* **WHAT IS NEEDED**:
From the records below, find each line with the string "empty" and copy it.

*** Begin section ***

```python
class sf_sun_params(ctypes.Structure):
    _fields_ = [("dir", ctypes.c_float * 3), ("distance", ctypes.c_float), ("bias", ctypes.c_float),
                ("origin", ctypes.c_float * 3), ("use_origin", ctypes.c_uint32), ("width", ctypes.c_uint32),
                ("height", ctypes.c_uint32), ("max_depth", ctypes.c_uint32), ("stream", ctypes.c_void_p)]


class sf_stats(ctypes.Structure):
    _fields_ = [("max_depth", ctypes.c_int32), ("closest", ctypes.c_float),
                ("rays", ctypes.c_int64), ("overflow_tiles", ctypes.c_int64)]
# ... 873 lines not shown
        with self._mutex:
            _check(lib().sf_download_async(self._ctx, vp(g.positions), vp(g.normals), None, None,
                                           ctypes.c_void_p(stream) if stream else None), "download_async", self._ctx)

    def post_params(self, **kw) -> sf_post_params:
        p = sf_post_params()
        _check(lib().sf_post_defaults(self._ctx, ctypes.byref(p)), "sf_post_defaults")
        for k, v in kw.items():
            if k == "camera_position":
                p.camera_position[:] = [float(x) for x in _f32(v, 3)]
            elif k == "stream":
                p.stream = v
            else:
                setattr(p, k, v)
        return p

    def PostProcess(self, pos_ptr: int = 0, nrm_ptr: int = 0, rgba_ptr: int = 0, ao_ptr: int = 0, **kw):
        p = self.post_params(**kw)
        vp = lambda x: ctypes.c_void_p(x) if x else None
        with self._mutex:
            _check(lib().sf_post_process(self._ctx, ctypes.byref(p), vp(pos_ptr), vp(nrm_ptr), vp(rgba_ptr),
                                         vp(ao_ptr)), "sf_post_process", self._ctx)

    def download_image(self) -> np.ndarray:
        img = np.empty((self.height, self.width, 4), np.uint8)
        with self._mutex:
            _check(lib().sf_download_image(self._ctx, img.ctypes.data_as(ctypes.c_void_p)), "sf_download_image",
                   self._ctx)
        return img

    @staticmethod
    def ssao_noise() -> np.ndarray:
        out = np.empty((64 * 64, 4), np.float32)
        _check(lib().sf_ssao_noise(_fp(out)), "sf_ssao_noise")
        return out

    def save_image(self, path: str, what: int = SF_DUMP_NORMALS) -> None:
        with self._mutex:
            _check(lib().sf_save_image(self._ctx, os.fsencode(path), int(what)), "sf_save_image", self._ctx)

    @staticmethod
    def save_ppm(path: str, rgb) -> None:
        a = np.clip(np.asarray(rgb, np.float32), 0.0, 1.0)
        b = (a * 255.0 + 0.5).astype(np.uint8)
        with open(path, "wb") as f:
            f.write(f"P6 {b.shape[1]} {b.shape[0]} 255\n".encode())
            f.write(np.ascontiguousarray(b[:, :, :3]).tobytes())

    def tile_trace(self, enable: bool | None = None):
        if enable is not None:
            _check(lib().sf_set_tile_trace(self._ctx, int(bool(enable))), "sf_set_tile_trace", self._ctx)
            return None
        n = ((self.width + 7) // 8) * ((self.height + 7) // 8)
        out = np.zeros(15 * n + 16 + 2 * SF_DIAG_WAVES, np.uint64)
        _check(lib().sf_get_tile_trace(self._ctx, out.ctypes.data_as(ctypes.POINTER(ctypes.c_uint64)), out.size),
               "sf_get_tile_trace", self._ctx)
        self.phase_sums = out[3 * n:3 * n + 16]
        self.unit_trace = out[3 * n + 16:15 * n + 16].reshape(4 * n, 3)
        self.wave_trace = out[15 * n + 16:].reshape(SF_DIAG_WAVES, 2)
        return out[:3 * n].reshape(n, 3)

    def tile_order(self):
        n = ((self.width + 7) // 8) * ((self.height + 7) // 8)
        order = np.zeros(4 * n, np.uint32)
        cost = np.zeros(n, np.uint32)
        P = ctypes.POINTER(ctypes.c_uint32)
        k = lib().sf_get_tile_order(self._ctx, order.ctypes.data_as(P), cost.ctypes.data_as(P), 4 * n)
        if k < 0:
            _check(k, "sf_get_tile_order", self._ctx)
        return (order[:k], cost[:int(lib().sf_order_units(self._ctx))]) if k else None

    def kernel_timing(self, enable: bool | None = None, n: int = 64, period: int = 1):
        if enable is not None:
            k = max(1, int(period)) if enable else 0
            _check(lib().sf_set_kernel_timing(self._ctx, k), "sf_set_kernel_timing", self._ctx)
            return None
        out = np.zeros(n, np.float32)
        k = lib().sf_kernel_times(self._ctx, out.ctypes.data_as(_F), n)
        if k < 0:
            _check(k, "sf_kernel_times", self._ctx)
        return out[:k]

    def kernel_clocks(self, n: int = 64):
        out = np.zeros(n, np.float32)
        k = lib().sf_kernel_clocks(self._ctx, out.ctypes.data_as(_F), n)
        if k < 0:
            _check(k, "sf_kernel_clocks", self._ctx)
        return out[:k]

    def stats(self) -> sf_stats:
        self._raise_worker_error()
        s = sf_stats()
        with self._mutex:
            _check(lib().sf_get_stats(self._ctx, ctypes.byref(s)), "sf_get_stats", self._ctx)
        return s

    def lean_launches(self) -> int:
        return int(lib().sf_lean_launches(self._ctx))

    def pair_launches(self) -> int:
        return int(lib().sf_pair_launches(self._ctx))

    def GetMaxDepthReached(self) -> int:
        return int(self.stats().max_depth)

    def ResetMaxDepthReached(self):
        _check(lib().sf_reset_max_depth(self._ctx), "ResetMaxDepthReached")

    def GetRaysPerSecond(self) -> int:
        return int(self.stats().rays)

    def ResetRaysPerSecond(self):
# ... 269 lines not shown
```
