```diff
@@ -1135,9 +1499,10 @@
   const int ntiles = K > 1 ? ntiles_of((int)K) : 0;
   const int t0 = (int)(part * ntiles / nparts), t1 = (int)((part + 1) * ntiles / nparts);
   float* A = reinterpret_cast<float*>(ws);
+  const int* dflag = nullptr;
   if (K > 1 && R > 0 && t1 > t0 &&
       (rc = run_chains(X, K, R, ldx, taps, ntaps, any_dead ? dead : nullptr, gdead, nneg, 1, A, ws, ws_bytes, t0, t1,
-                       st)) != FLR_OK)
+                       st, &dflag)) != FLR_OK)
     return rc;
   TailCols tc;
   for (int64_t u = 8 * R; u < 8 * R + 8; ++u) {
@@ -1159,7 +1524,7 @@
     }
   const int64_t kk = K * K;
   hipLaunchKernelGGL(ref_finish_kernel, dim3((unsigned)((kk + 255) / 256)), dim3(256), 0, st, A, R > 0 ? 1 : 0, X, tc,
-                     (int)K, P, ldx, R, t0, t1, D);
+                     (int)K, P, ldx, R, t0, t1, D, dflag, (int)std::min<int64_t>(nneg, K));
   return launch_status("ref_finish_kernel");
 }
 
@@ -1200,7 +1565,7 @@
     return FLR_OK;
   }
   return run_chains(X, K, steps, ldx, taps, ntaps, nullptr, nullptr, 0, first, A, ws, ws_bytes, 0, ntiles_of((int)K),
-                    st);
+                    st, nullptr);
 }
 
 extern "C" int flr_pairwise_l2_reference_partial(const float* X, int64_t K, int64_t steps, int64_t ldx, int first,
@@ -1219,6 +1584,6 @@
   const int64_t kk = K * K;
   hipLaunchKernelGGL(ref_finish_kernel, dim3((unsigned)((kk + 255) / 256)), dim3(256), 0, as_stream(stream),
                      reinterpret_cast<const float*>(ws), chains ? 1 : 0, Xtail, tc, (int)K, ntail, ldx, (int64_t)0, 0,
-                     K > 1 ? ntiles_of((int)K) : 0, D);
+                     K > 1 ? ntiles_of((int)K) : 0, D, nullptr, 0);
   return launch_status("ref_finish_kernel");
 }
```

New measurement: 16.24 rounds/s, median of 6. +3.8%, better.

*** End section ***

* **RESULT OF THIS EXERCISE**:
        img = np.empty((self.height, self.width, 4), np.uint8)
        out = np.empty((64 * 64, 4), np.float32)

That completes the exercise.